Should I create any memory pool for dynamic allocation, or is there no
need to bother with this? What if the target platform are mobile
devices?
need is a strong word and I'm biased working in very performance-critical areas like raytracing, image processing, particle simulations, and mesh processing, but it is relatively very expensive to be allocating and freeing teeny objects used for very light processing like bullets and particles individually against a general-purpose, variable-sized memory allocator. Given that you should be able to generalize the above data structure in a day or two to store anything you want, I think it'd be a worthwhile exchange to eliminate such heap allocation/deallocation costs outright from being paid for every single teeny thing. On top of reducing allocation/deallocation costs, you get better locality of reference traversing the results (fewer cache misses and page faults, i.e.).

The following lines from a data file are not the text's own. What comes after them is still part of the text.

int pcb_tc_forward_ws(const pcb_conv *c, const void *w_fwd, const float *bias, void *y, int y_cstride, const float *msum,
                      uint64_t *tapmask, bool mask_pass_done, double *bn_sums, const pcb_ep *ep, cudaStream_t st) {
    int *flag = abort_flag_ptr();
    PCB_CHECK(flag != nullptr, "cudaMalloc(abort flag) failed");
    const long long m_total = static_cast<long long>(c->n) * c->ho * c->wo;
    PCB_CHECK(m_total < (1ll << 31), "problem too large");
    PCB_CHECK(y_cstride % 8 == 0 && y_cstride >= c->cout, "tensor-core forward: y channel stride must be a multiple of 8 and >= cout");
    const Layout L = layout_of(c);
    if (!mask_pass_done)
        if (int rc = pcb_tc_forward_mask_pass(c, tapmask, st)) return rc;
    if (stem_ok(c)) {
        PCB_CHECK(bn_sums == nullptr || pcb_tc_fuses_bn_stats(c), "fused BatchNorm statistics requested from a kernel that does not produce them");
        PCB_CHECK(ep == nullptr || pcb_tc_fuses_affine_act(c), "fused BatchNorm + activation requested from a kernel that does not apply it");
        return pcb_stem_forward(c, static_cast<const bf16 *>(w_fwd) + stem_base(L), bias, y, y_cstride, msum, tapmask, bn_sums, ep, st);
    }
    if (smallco_ok(c)) {
        PCB_CHECK(ep == nullptr, "fused BatchNorm + activation requested from a small-Cout kernel that does not apply it");
        if (pcb_k2r_ok(c)) {
            size_t fb, db;
            k2r_bases(L, &fb, &db);
            return pcb_k2r_forward(c, smallco_layout(L), w_fwd, static_cast<const bf16 *>(w_fwd) + fb, bias, y, y_cstride, msum, tapmask, st);
        }
        return pcb_smallco_forward(c, smallco_layout(L), w_fwd, bias, y, y_cstride, msum, st);
    }
    {
        const SpPlan S = sp_plan(c);
        if (S.ok && S.fwd) {
            PCB_CHECK(bn_sums == nullptr || pcb_tc_fuses_bn_stats(c), "fused BatchNorm statistics requested from a kernel that does not produce them");
            return sp_forward(c, S, L, static_cast<const bf16 *>(w_fwd) + static_cast<size_t>(L.rows_f) * L.kf, bias, y, y_cstride, msum, bn_sums, ep, flag, st);
        }
    }
    TcParams P;
    base_params(P, c, L);
    P.m_total = static_cast<int>(m_total);
    fill_parts(c, L, P.parts, tapmask, m_total);
    P.bias = bias; P.msum = msum; P.y = static_cast<bf16 *>(y); P.y_cstride = y_cstride; P.abort_flag = flag;
    PCB_CHECK(bn_sums == nullptr || pcb_tc_fuses_bn_stats(c), "fused BatchNorm statistics requested from a kernel that does not produce them");
    P.bn_sums = bn_sums; P.bn_c = c->cout;
    PCB_CHECK(ep == nullptr || pcb_tc_fuses_affine_act(c), "fused BatchNorm + activation requested from a kernel that does not apply it");
    set_ep(P, ep);
    P.ncols = L.rows_f;
    CUtensorMap tm;
    if (tma_fwd_ok(c)) {
        tile_box(c->wo, c->ho, &P.box_w, &P.box_h, &P.box_n);
        const int bn = pick_bn(c->cout <= 32 ? 32 : L.rows_f, m_total, true);
        const bool halo = tma_halo_ok(c, P.box_w, P.box_h, P.box_n, bn);
        const int hx = halo ? (c->kw - 1) * c->dil : 0;
        CUtensorMap ta[TC_MAX_PARTS];
        memset(ta, 0, sizeof(ta));
        uint8_t *extra = reinterpret_cast<uint8_t *>(tapmask) + tapmask_bytes(c);
        for (int p = 0; p < c->nparts; ++p) {
            const pcb_part &pt = c->parts[p];
            const void *src = pt.x;
            long long cs = pt.x_cstride;
            const int c8 = rup(pt.c, 8);
            if (pt.x_up) {
                const long long pix = static_cast<long long>(c->n) * (c->h >> 1) * (c->w >> 1);
                const long long work = pix * (c8 >> 3);
                const int grid = static_cast<int>(std::min<long long>((work + 255) / 256, 16ll * pcb_num_sms()));
                upsample_part_kernel<<<grid, 256, 0, st>>>(static_cast<const bf16 *>(pt.x), pt.x_cstride, c8, pix, c->h >> 1, c->w >> 1, reinterpret_cast<bf16 *>(extra));
                PCB_LAUNCH_CHECK();
                src = extra; cs = c8;
                extra += up_bytes(c, p);
            }
            if (pt.mask) P.use_fix = 1;
            if (int rc = make_tmap_nhwc(&ta[p], src, c8, c->w, c->h, c->n, cs, P.box_w + hx, P.box_h, P.box_n, c->stride)) return rc;
        }
        if (c->nparts < 2) ta[1] = ta[0];
        P.ncols = (c->cout <= 32) ? 32 : L.rows_f;
        P.wk_base = 0; P.wk_col = L.ktap; P.wk_row = c->kw * L.ktap;
        if (int rc = make_tmap_2d(&tm, w_fwd, L.rows_f, L.kf, L.kf, bn)) return rc;
        P.ksplit = pick_ksplit(m_total, P.ncols, bn, L.ktap / BLOCK_K);
        if (P.ksplit > 1) {
            PCB_CHECK(!P.ep_on, "split-K forward: the finish kernel does not apply a fused BatchNorm + activation");
            const size_t bytes = static_cast<size_t>(m_total) * P.ncols * sizeof(float);
            P.partial = splitk_scratch(bytes);
            PCB_CHECK(P.partial != nullptr, "split-K scratch allocation failed");
            PCB_CUDA(cudaMemsetAsync(P.partial, 0, bytes, st));
            if (int rc = launch_tma<0>(P, tm, ta[0], ta[1], bn, halo, st)) return rc;
            const long long work = m_total * (y_cstride / 8);
            splitk_finish_fwd_kernel<<<static_cast<int>(std::min<long long>((work + 255) / 256, 8ll * pcb_num_sms())), 256, 0, st>>>(
                P.partial, P.ncols, msum, bias, c->cout, c->no_guard, m_total, static_cast<bf16 *>(y), y_cstride);
            PCB_LAUNCH_CHECK();
            return 0;
        }
        return launch_tma<0>(P, tm, ta[0], ta[1], bn, halo, st);
    }
    if (int rc = make_tmap_2d(&tm, w_fwd, L.rows_f, L.kf, L.kf, L.bn_f)) return rc;
    P.hg = halo_hg(c, L.rowpack);
    return launch_tc<0>(P, tm, L.bn_f, st);
}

As for what Josh mentioned about GC, I haven't studied C#'s GC implementation quite as closely as Java's, but GC allocators often have an initial allocation that's very fast because that's using a sequential allocator which can't free memory from the middle (almost like a stack, you can't delete things form the middle). Then it pays for the expensive costs to actually allow removing individual objects in a separate thread by copying memory and purging the formerly allocated memory as a whole (like destroying the entire stack at once while copying the data to something more like a linked structure), but because it's done in a separate thread, it doesn't necessarily stall your application's threads so much. However, that carries a very significant hidden cost of an additional level of indirection and the general loss of LOR after an initial GC cycle. It is another strategy to speeding up allocation though -- make it cheaper in the calling thread and then do the expensive work in another. For that you need two levels of indirection to reference your objects instead of one since they will end up getting shuffled in memory between the time you initially allocate and after a first cycle.
Another strategy in a similar vein that's a little easier to apply in C++ is just don't bother to free your objects in your main threads. Just keeping adding and adding and adding to the end of a data structure which doesn't allow removing things from the middle. However, mark those things that need to be removed. Then a separate thread could take care of the expensive work of creating a new data structure without the removed elements and then atomically swap the new one with the old one, e.g. Much of the cost of both allocating and freeing elements can be passed on to a separate thread if you can make the assumption that requesting to remove an element doesn't have to be satisfied immediately. That not only makes freeing cheaper as far as your threads are concerned but makes allocation cheaper, since you can use a much simpler and dumber data structure which never has to handle removal cases from the middle. It's like a container that only needs a push_back function for insertion, a clear function to remove all elements, and swap to swap contents with a new, compact container excluding removed elements; that's it as far as mutating goes.